Might I like Tree Of Life more? I'll tell you when I see it. For now, all I can say is I suspect Tree is the better of Pitt's movies to be nominated.

Saturday, January 14, 2012

Robert Anton Wilson Week

I've only ever picked up the first instalment of the Illuminatus! Trilogy (A), and that was some years back. I thought it too superficial in its mischief to bother with anything else by Robert Anton Wilson, but the scamps at Boing-Boing have spent all week trying to persuade me otherwise. They haven't yet reached me, but I have enjoyed the attempt.

Friday, January 13, 2012

Walt Disney's Mickey Mouse, Floyd Gottfredson, and Fantagraphics Books

I've gushed about Gottfredson's Mickey before, focusing chiefly on the rodent's originally sympathetic character. But if there's one aspect to Gottfredson's work that Fantagraphics raises in high relief, it is his artwork. Fantagraphics' reproductions of the original strips are the cleanest and truest to date, bringing to the fore Gottfredson's mastery of pen and ink, shading, and melodramatic exaggeration. Contrast this strip, an 80s reproduction, with Fantagraphics' reproduction:

Fantagraphics' reproductions in these first two volumes of Gottfredson's Mickey Mouse are an endless source of wonder and revelation.

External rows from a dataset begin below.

#ifdef FCU_EMU
#include <math.h>
#include <stdio.h>
#include <stdlib.h>
#define FCU_DEV static inline
#define FCU_MEMBER inline
#define FCU_NOINLINE
#define FCU_INLINE
#define FCU_TABLE static const
static int g_emu_phase = 0, g_emu_in_phase = 0, g_emu_lane = 0, g_emu_relax = 0;
#define FCU_EMU_RELAX(on) (g_emu_relax = (on))
static inline int fcu_emu_phase_begin() { g_emu_phase++; g_emu_in_phase = 1; g_emu_lane = 0; return 0; }
static inline int fcu_emu_phase_next(int lane) { if (lane + 1 >= 64) g_emu_in_phase = 0; g_emu_lane = lane + 1; return lane + 1; }
template <class T> static inline T fcu_emu_uni(T v, int site, int line)
{
  enum { SITES = 2048, K = 32, B = 16 };
  struct Seen { int phase, first, cur, idx, n; unsigned char vals[K][B]; };
  static Seen seen[SITES];
  if (g_emu_in_phase && !g_emu_relax && sizeof(T) <= B && site < SITES) {
    Seen &s = seen[site];
    if (s.phase != g_emu_phase) { s.phase = g_emu_phase; s.first = s.cur = g_emu_lane; s.idx = 0; s.n = 0; }
    if (s.cur != g_emu_lane) { s.cur = g_emu_lane; s.idx = 0; }
    if (g_emu_lane == s.first) { if (s.n < K) memcpy(s.vals[s.n++], &v, sizeof(T)); }
    else if (s.idx < s.n && memcmp(s.vals[s.idx], &v, sizeof(T)) != 0) { fprintf(stderr, "FCU_UNI at line %d: value differs between lanes of one phase\n", line); abort(); }
    s.idx++;
  }
  return v;
}
#define FCU_FOR_LANES for (int lane = fcu_emu_phase_begin(); lane < 64; lane = fcu_emu_phase_next(lane))
#define FCU_ATOMIC_ADD(p, v) (*(p) += (v))
#define FCU_ATOMIC_MAX(p, v) do { if (*(p) < (v)) *(p) = (v); } while (0)
#define FCU_ATOMIC_OR(p, v) (*(p) |= (v))
#define FCU_WAVE_ADD(p, v) (*(p) += (v))
#define FCU_WAVE_MIN64(p, v) do { if ((v) < *(p)) *(p) = (v); } while (0)
#define FCU_IN_LDS(p) do { } while (0)
#define FCU_UNI(x) fcu_emu_uni((x), __COUNTER__, __LINE__)
#define FCU_HBM
#define FCU_FLOOR(x) floor(x)
#define FCU_CHECK(c) do { if (!(c)) { fprintf(stderr, "FCU_CHECK failed: %s (line %d)\n", #c, __LINE__); abort(); } } while (0)
static unsigned long long g_emu_cu_paths[3] = { 0, 0, 0 };
#else
#define FCU_DEV __device__ static
#define FCU_MEMBER __device__ inline
#define FCU_NOINLINE __noinline__
#define FCU_INLINE __attribute__((always_inline))
#define FCU_TABLE __device__ static const
#define FCU_FOR_LANES for (int lane = (int)threadIdx.x, fcu_once_ = 1; fcu_once_; fcu_once_ = 0, __syncthreads())
#define FCU_ATOMIC_ADD(p, v) atomicAdd((p), (v))
#define FCU_ATOMIC_MAX(p, v) atomicMax((p), (v))
#define FCU_ATOMIC_OR(p, v) atomicOr((p), (v))
__device__ inline uint32_t fcu_wave_sum(uint32_t v)
{
  v += (uint32_t)__builtin_amdgcn_update_dpp(0, (int)v, 0xb1, 0xf, 0xf, false);
  v += (uint32_t)__builtin_amdgcn_update_dpp(0, (int)v, 0x4e, 0xf, 0xf, false);
  v += (uint32_t)__builtin_amdgcn_update_dpp(0, (int)v, 0x124, 0xf, 0xf, false);
  v += (uint32_t)__builtin_amdgcn_update_dpp(0, (int)v, 0x128, 0xf, 0xf, false);
  v += (uint32_t)__builtin_amdgcn_update_dpp(0, (int)v, 0x142, 0xa, 0xf, false);
  v += (uint32_t)__builtin_amdgcn_update_dpp(0, (int)v, 0x143, 0xc, 0xf, false);
  return (uint32_t)__builtin_amdgcn_readlane((int)v, 63);
}
__device__ inline unsigned long long fcu_wave_min64(unsigned long long v)
{
// ... 43 lines not shown
#define FCU_TOC(E_, v, idx) do { if ((idx) == 10 && threadIdx.x == 0) (E_).C->prof[idx] += (unsigned long long)(clock64() - v); } while (0)
#define FCU_COUNT(E_, idx, n) do { } while (0)
#elif defined(FCU_PROFILE_RDOQ) || defined(FCU_PROFILE_DEPTH)
#define FCU_TOC(E_, v, idx) do { if ((idx) < 11 && threadIdx.x == 0) (E_).C->prof[idx] += (unsigned long long)(clock64() - v); } while (0)
#define FCU_COUNT(E_, idx, n) do { } while (0)
#elif defined(FCU_PROFILE_RMD)
#define FCU_MTOC(E_, v, idx) do { if (threadIdx.x == 0) (E_).C->prof[idx] += (unsigned long long)(clock64() - v); } while (0)
#define FCU_TOC(E_, v, idx) do { if ((idx) < 11 && threadIdx.x == 0) (E_).C->prof[idx] += (unsigned long long)(clock64() - v); } while (0)
#define FCU_COUNT(E_, idx, n) do { } while (0)
#elif defined(FCU_PROFILE_CUSYN)
#define FCU_STOC(E_, v, idx) do { if (threadIdx.x == 0) (E_).C->prof[idx] += (unsigned long long)(clock64() - v); } while (0)
#define FCU_SPATH(E_, path) do { if (threadIdx.x == 0) (E_).C->prof[15] += 1ull << (21 * (path)); } while (0)
#define FCU_S7_COEFF(E_, v, comp) do { if (g_S.prof_s7 == 1) FCU_STOC(E_, v, (comp) ? 14 : 13); } while (0)
#define FCU_TOC(E_, v, idx) do { if ((idx) < 11 && threadIdx.x == 0) (E_).C->prof[idx] += (unsigned long long)(clock64() - v); } while (0)
#define FCU_COUNT(E_, idx, n) do { } while (0)
#else
#define FCU_TOC(E_, v, idx) do { if (threadIdx.x == 0) (E_).C->prof[idx] += (unsigned long long)(clock64() - v); } while (0)
#define FCU_COUNT(E_, idx, n) do { (E_).C->prof[idx] += (unsigned long long)(n); } while (0)
#endif
#else
#define FCU_TIC(v) do { } while (0)
#define FCU_TOC(E_, v, idx) do { } while (0)
#define FCU_COUNT(E_, idx, n) do { } while (0)
#endif
#ifndef FCU_QTOC
#define FCU_QTIC(v) do { } while (0)
#define FCU_QTOC(E_, v, idx) do { } while (0)
#endif
#ifndef FCU_ITOC
#define FCU_ITOC(E_, v, idx) do { } while (0)
#endif
#ifndef FCU_MTOC
#define FCU_MTOC(E_, v, idx) do { } while (0)
#endif
#ifndef FCU_STOC
#define FCU_STOC(E_, v, idx) do { } while (0)
#define FCU_SPATH(E_, path) do { } while (0)
#define FCU_S7_COEFF(E_, v, comp) do { } while (0)
#endif

#include "fcu_tables.h"

struct HotTables { uint32_t bin[256]; uint16_t scan[3][16]; uint8_t scan_cg8[3][4]; uint8_t ctx_ind_map4x4[16]; uint8_t group_idx[32];
                   uint64_t scan4_nib[3], map4_nib; uint32_t cnt_bits[4]; };
#ifdef FCU_EMU
static HotTables g_hot;
#else
__shared__ HotTables g_hot;
// ... 322 lines not shown
  }
  return first + offset;
}
FCU_DEV int coef_remain_bins(uint32_t symbol, uint32_t rparam)
{
  int code = (int)symbol;
  if (code < (3 << rparam)) return (int)(((uint32_t)code >> rparam) + 1) + (int)rparam;
  uint32_t length = rparam;
  code -= 3 << rparam;
  while (code >= (1 << length)) code -= 1 << (length++);
  return (int)(3 + length + 1 - rparam) + (int)length;
}
#ifdef FCU_EMU
enum { WALK_RDOQ_CALLS, WALK_RDOQ_TOP_IS_GROUP0, WALK_RDOQ_AHEAD_GROUPS, WALK_RDOQ_ONLY_GROUP0, WALK_RDOQ_ONLY_LAST_GROUP, WALK_RDOQ_ALL_ZERO,
       WALK_BITS_CALLS, WALK_BITS_ONE_EMPTY_RUN_BETWEEN, WALK_BITS_SECOND_ROUND, WALK_N };
extern "C" { __attribute__((weak)) unsigned long long fcu_emu_walk_cnt[WALK_N]; }
static const int32_t *g_emu_lscan_lo = nullptr, *g_emu_lscan_hi = nullptr;
#define FCU_WALK_COUNT(i, n) (fcu_emu_walk_cnt[i] += (unsigned long long)(n))
#define FCU_CHECK_LSCAN(p) FCU_CHECK((const int32_t *)(p) >= g_emu_lscan_lo && (const int32_t *)(p) < g_emu_lscan_hi)
#else
#define FCU_WALK_COUNT(i, n) do { } while (0)
#define FCU_CHECK_LSCAN(p) do { } while (0)
#endif
template <int SER>
FCU_DEV FCU_INLINE void code_coeff_body(int c, const int16_t *coef, int st, int last, int log2, int comp, int scanType, int tsFlag, const Params &P_, int16_t *absCoeff)
{
  if (SER) { c = FCU_UNI(c); coef = FCU_UNI(coef); last = FCU_UNI(last); scanType = FCU_UNI(scanType); tsFlag = FCU_UNI(tsFlag); absCoeff = FCU_UNI(absCoeff); }
  const Params &P = *FCU_UNI(&P_);
  st = FCU_UNI(st); log2 = FCU_UNI(log2); comp = FCU_UNI(comp);
  FCU_IN_LDS(absCoeff);
  const FCU_HBM int16_t *coefg = (const FCU_HBM int16_t *)coef;
  const int ch = comp ? 1 : 0, N = 1 << log2; int n2 = N * N;
  if (last < 0 && st == 1 && n2 >= 64) {
    int q = (n2 >> 6) - 1;
    for (; q >= 0; q--) {
      uint32_t w[32];
// ... 556 lines not shown
    for (int sp = 0; sp < n2 - 16; sp++) other |= dstg[sp * st];
    FCU_WALK_COUNT(WALK_RDOQ_ONLY_LAST_GROUP, !other);
  }
#endif
  return rdoq_finish<SER>(cb, P, srcg, dstg, recg, cgg, st, log2, ch, scanType, cbfCtx, scan, scanCG, cgflag, cgLastScanPos, lastScanPos, baseCost, blockUncodedCost, lambda);
}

In examples like this . . .

. . . we see the rough sort of cross-hatching and stippling that caught the eye and inspired Haight Street ne'er-do-wells like Robert Crumb and Vaughn Bodé — Fantagraphics' original meal-ticket.

Returning to the “Mickey Attempts Suicide” subplot, we also see the artist's pacing and perspective put to effective use. By the fourth panel, as our confused and dejected hero finally succumbs to despair, Gottfredson gives us only the back of Mickey's head . . .

. . . a self-consciously discreet point of view that filmmaker Martin Scorsese later exploited in Taxi Driver, when Travis Bickle gets dumped (via pay-phone) by his love interest.

When Mickey finally resolves to end it all, his vulnerability and lack of stature are grotesquely emphasized by the elements in his living room, including a framed picture that seems poised to fall on him:

These first two volumes are full of such stylistic discoveries, which seemed to occur to Gottfredson at a Pre-Cambrian rate. By the 40s, Gottfredson has all but traded in his pen for a sable brush, ditching the baroque cross-hatching and endowing the rodent with a more plastic environment, which readers no longer recognized as their own, but as exclusively Mickey's. Gottfredson's work was never again as affecting as the Depression-era stories.

I still hope Fantagraphics continues publishing the strips: Sky Island and World of Tomorrow are two later adventures I'd love to see receive the Fantagraphics treatment. As it stands, I've scanned and enlarged so many frames for contemplation, the current two volumes have extremely well-worked spines. Which gets me thinking: as much as I appreciate the devotion to scale, how much cooler would it be if these physical books were also sold with a DVD-ROM which could be explored for just such minutiae?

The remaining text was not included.